BackgroundThe clinical safety and efficacy of sirolimus plus reduced-dose tacrolimus was evaluated in de novo renal allograft recipients enrolled in a comparative, open-label study. MethodsOne hundred twenty-eight renal allograft recipients were randomly assigned (1:1) to receive reduced-dose tacrolimus plus sirolimus (rTAC) or standard-dose tacrolimus and sirolimus (sTAC) for 6 months. The primary efficacy endpoint was calculated creatinine clearance values at 6 months. ResultsDemographic variables were similar between groups.
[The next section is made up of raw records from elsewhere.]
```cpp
extern "C" int azg_advance_begin(azg_engine *e, void *stream, int record_history, int32_t *fin_host) {
    if (!e || !fin_host) return fail(AZG_E_INVALID_ARG, "null argument");
    hipStream_t s = (hipStream_t)stream;
    GAME_SWITCH(e, hipLaunchKernelGGL((k_play<G>), dim3(e->v.B), dim3(64), 0, s, e->v, record_history));
    HIPCHK(hipGetLastError());
    HIPCHK(hipMemcpyAsync(fin_host, e->v.fin_flag, sizeof(int32_t) * e->v.B, hipMemcpyDeviceToHost, s));
    HIPCHK(hipStreamSynchronize(s));
    return AZG_OK;
}

extern "C" int azg_advance_commit(azg_engine *e, void *stream, const int32_t *counted_host) {
    if (!e || !counted_host) return fail(AZG_E_INVALID_ARG, "null argument");
    hipStream_t s = (hipStream_t)stream;
    HIPCHK(hipMemcpyAsync(e->v.fin_counted, counted_host, sizeof(int32_t) * e->v.B, hipMemcpyHostToDevice, s));
    GAME_SWITCH(e, {
        hipLaunchKernelGGL((k_finalize<G>), dim3(1), dim3(64), 0, s, e->v, (const int32_t *)e->v.fin_counted);
        hipLaunchKernelGGL((k_emit_samples<G>), dim3(e->v.B, G::NSYM), dim3(64), 0, s, e->v);
        hipLaunchKernelGGL((k_emit<G>), dim3(e->v.B), dim3(64), 0, s, e->v);
        hipLaunchKernelGGL((k_compact<G>), dim3(e->v.B * e->v.T), dim3(64), 0, s, e->v, 0, 0);
    });
    HIPCHK(hipGetLastError());
    return AZG_OK;
}

extern "C" int azg_root_counts(azg_engine *e, void *stream, int32_t *counts) {
    if (!e || !counts) return fail(AZG_E_INVALID_ARG, "null argument");
    hipStream_t s = (hipStream_t)stream;
    GAME_SWITCH(e, hipLaunchKernelGGL((k_root_stats<G>), dim3(e->v.B), dim3(64), 0, s, e->v, 0, 1.0f, 0, counts, (float *)nullptr, (float *)nullptr));
    HIPCHK(hipGetLastError());
    return AZG_OK;
}
extern "C" int azg_root_probs(azg_engine *e, void *stream, float temp, float *probs) {
    if (!e || !probs) return fail(AZG_E_INVALID_ARG, "null argument");
    hipStream_t s = (hipStream_t)stream;
    GAME_SWITCH(e, hipLaunchKernelGGL((k_root_stats<G>), dim3(e->v.B), dim3(64), 0, s, e->v, 1, temp, 0, (int32_t *)nullptr, probs, (float *)nullptr));
    HIPCHK(hipGetLastError());
    return AZG_OK;
}
extern "C" int azg_root_value(azg_engine *e, void *stream, int average, float *values) {
    if (!e || !values) return fail(AZG_E_INVALID_ARG, "null argument");
    hipStream_t s = (hipStream_t)stream;
    GAME_SWITCH(e, hipLaunchKernelGGL((k_root_stats<G>), dim3(e->v.B), dim3(64), 0, s, e->v, 2, 1.0f, average, (int32_t *)nullptr, (float *)nullptr, values));
    HIPCHK(hipGetLastError());
    return AZG_OK;
}

extern "C" int azg_update_root(azg_engine *e, void *stream, int slot, int action) {
    int r = check_range(e, slot, 1); if (r) return r;
    hipStream_t s = (hipStream_t)stream;
    GAME_SWITCH(e, hipLaunchKernelGGL((k_update_root<G>), dim3(1), dim3(64), 0, s, e->v, slot, action, e->d_ok));
    GAME_SWITCH(e, hipLaunchKernelGGL((k_compact<G>), dim3(e->v.T), dim3(64), 0, s, e->v, 0, slot * e->v.T));
    int32_t ok = 0;
    HIPCHK(hipMemcpyAsync(&ok, e->d_ok, sizeof(ok), hipMemcpyDeviceToHost, s));
    HIPCHK(hipStreamSynchronize(s));
    if (!ok) return fail(AZG_E_INVALID_ACTION, "Invalid action encountered while updating root: " + std::to_string(action));
    return AZG_OK;
}

extern "C" int azg_compact(azg_engine *e, void *stream, int slot, int force) {
    if (!e) return fail(AZG_E_INVALID_ARG, "null engine");
    if (slot >= e->v.B) return fail(AZG_E_INVALID_ARG, "slot out of range");
    hipStream_t s = (hipStream_t)stream;
    const int first = slot < 0 ? 0 : slot * e->v.T, count = slot < 0 ? e->v.B * e->v.T : e->v.T;
    GAME_SWITCH(e, hipLaunchKernelGGL((k_compact<G>), dim3(count), dim3(64), 0, s, e->v, force ? 1 : 0, first));
    HIPCHK(hipGetLastError());
    return AZG_OK;
}

extern "C" int azg_engine_info(azg_engine *e, int32_t *out8) {
    if (!e || !out8) return fail(AZG_E_INVALID_ARG, "null argument");
    out8[0] = e->v.cap; out8[1] = e->v.compact_reserve; out8[2] = e->v.T; out8[3] = e->v.maxd; out8[4] = e->v.B;
    out8[5] = e->v.ex_cap; out8[6] = e->v.res_cap; out8[7] = e->cfg.sims_per_move > 0 ? e->cfg.sims_per_move : 100;
    return AZG_OK;
}

extern "C" int azg_set_random_tape(azg_engine *e, void *stream, const int16_t *ranks_host, const double *u_host, const int32_t *noise_off_host,
                                   const float *noise_pool_host, int noise_len, int len) {
    (void)stream;
    if (!e || len < 0 || noise_len < 0) return fail(AZG_E_INVALID_ARG, "null engine or negative length");
    if ((u_host || noise_off_host) && !ranks_host) return fail(AZG_E_INVALID_ARG, "choice / noise tapes come with a shuffle tape (one counter indexes all three)");
    if ((noise_off_host != nullptr) != (noise_pool_host != nullptr)) return fail(AZG_E_INVALID_ARG, "noise offsets and noise pool come together");
    const size_t n = (size_t)e->v.B * (size_t)(len > 0 ? len : 0);
    if (ranks_host) for (size_t i = 0; i < n; i++)
        if (ranks_host[i] < 0 || ranks_host[i] >= e->gi.max_children) return fail(AZG_E_INVALID_ARG, "shuffle tape: a rank is outside [0, max_children)");
    if (u_host) for (size_t i = 0; i < n; i++)
        if (!(u_host[i] >= 0.0 && u_host[i] < 1.0)) return fail(AZG_E_INVALID_ARG, "choice tape: a uniform is outside [0, 1)");
    if (noise_off_host) for (size_t i = 0; i < n; i++)
        if (noise_off_host[i] < -1 || noise_off_host[i] >= noise_len) return fail(AZG_E_INVALID_ARG, "noise tape: an offset is outside the pool");
    HIPCHK(hipDeviceSynchronize());
    if (e->d_perm) { (void)hipFree(e->d_perm); e->d_perm = nullptr; }
    if (e->d_utape) { (void)hipFree(e->d_utape); e->d_utape = nullptr; }
    if (e->d_noff) { (void)hipFree(e->d_noff); e->d_noff = nullptr; }
    if (e->d_npool) { (void)hipFree(e->d_npool); e->d_npool = nullptr; }
    e->v.perm_tape = nullptr; e->v.perm_len = 0; e->v.u_tape = nullptr; e->v.noise_off = nullptr; e->v.noise_pool = nullptr; e->v.noise_len = 0;
    if (!ranks_host || len == 0) return AZG_OK;
    HIPCHK(hipMalloc((void **)&e->d_perm, n * sizeof(int16_t)));
    HIPCHK(hipMemcpy(e->d_perm, ranks_host, n * sizeof(int16_t), hipMemcpyHostToDevice));
    if (u_host) {
        HIPCHK(hipMalloc((void **)&e->d_utape, n * sizeof(double)));
        HIPCHK(hipMemcpy(e->d_utape, u_host, n * sizeof(double), hipMemcpyHostToDevice));
    }
    if (noise_off_host) {
// ... 970 lines not shown
```

alphazero_general_amd/csrc/azg_kernels.h:

```cpp
#pragma once
#include "azg_games.h"

namespace azg {

struct NodeR {
    int n; float q, p, v; int fc; int a, nchild, player, e;
};
AZG_DEV void unpack(const uint4 &lo, const uint4 &hi, NodeR &r) {
    r.n = (int)lo.x; r.q = __uint_as_float(lo.y); r.p = __uint_as_float(lo.z); r.v = __uint_as_float(lo.w);
    r.fc = (int)hi.x; r.a = hi.y & 0xFFFF; r.nchild = hi.y >> 16; r.player = hi.z & 0xFF; r.e = (hi.z >> 8) & 0xFF;
}
AZG_DEV uint4 pack_hi(int fc, int a, int nchild, int player, int e) {
    return make_uint4((unsigned)fc, (unsigned)(a & 0xFFFF) | ((unsigned)nchild << 16), (unsigned)player | ((unsigned)e << 8), 0u);
}
AZG_DEV void load_node(const Node *p, uint4 &lo, uint4 &hi) {
    const uint4 *q = reinterpret_cast<const uint4 *>(p);
    lo = q[0]; hi = q[1];
}
AZG_DEV void raise_error(const View &ev, int code) { atomicCAS(&ev.gcount[GC_ERROR], 0, code); }
#ifdef AZG_DEBUG_BOUNDS
AZG_DEV bool bounds_fail(const View &ev, int site) { raise_error(ev, AZG_E_INTERNAL); atomicCAS(&ev.gcount[GC_BOUNDS_SITE], 0, site); return false; }
#define AZG_BOUNDS_OK(ev, site, cond) ((cond) ? true : bounds_fail(ev, site))
#else
#define AZG_BOUNDS_OK(ev, site, cond) true
// ... 788 lines not shown
    else s = np_sum_static<A>(cnt, scr, lane);
    const double ex = 1.0 / (double)temp;
    for (int a = lane; a < A; a += 64) pr[a] = np_pow_f32(cnt[a] / s, ex);
    wave_sync();
    float s2;
    if constexpr (A < 8) { s2 = 0.f; for (int a = 0; a < A; a++) s2 += pr[a]; }
    else s2 = np_sum_static<A>(pr, scr, lane);
    for (int a = lane; a < A; a += 64) pr[a] = pr[a] / s2;
    wave_sync();
}

template <class G>
__global__ __launch_bounds__(64) void k_root_stats(View ev, int what, float temp, int average, int32_t *counts, float *probs, float *values) {
    constexpr int A = G::A;
    __shared__ float cnt[A < 8 ? 8 : A], pr[A < 8 ? 8 : A], scr[64];
    const int slot = blockIdx.x, lane = threadIdx.x;
    const int mover0 = __builtin_amdgcn_readfirstlane(ev.states[slot].player);
    const int tree = ev.arena ? slot * ev.T + mover0 : slot;
    HdrR hr; load_hdr(ev.hdr + tree, hr);
    const Node *nodes = tree_nodes(ev, tree, hr.base);
    const int fc = hr.root.fc, k = hr.root.nchild;
    if (k > 0 && !AZG_BLOCK_OK(ev, 11, fc, k, hr.alloc)) return;
    if (what == 0) {
        for (int a = lane; a < A; a += 64) counts[(size_t)slot * A + a] = 0;
        wave_sync();
        for (int i = lane; i < k; i += 64) counts[(size_t)slot * A + nodes[fc + i].a] = nodes[fc + i].n;
    } else if (what == 1) {
        root_probs<G>(ev, nodes, fc, k, temp, cnt, pr, scr, lane);
        for (int a = lane; a < A; a += 64) probs[(size_t)slot * A + a] = pr[a];
    } else if (lane == 0) {
        float value = 0.f;
        if (average) {
            double s = 0.0;
            for (int i = 0; i < k; i++) if (nodes[fc + i].n > 0) s += (double)nodes[fc + i].q;
            value = (float)(s / (double)k);
        } else {
            for (int i = 0; i < k; i++) if (nodes[fc + i].q > value && nodes[fc + i].n > 0) value = nodes[fc + i].q;
        }
        values[slot] = value;
    }
}
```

At 6 months, mean (± standard deviation) calculated creatinine clearance was significantly improved in the rTAC group (63.8 vs 52.7 mL/min, P = .005), although mean serum creatinine values were not significantly different. Patient survival (95.2% and 96.9%) and graft survival (93.7% and 98.5%) were similar between the rTAC and sTAC groups, respectively. Acute rejection rates were 17.5% with rTAC and 7.7% with sTAC (P = .095). ConclusionsThe rTAC regimen provided effective immunosuppression and was associated with improved creatinine clearance. Adequate immunosuppressant exposure must be achieved in the early postoperative period to minimize the risk of acute rejection.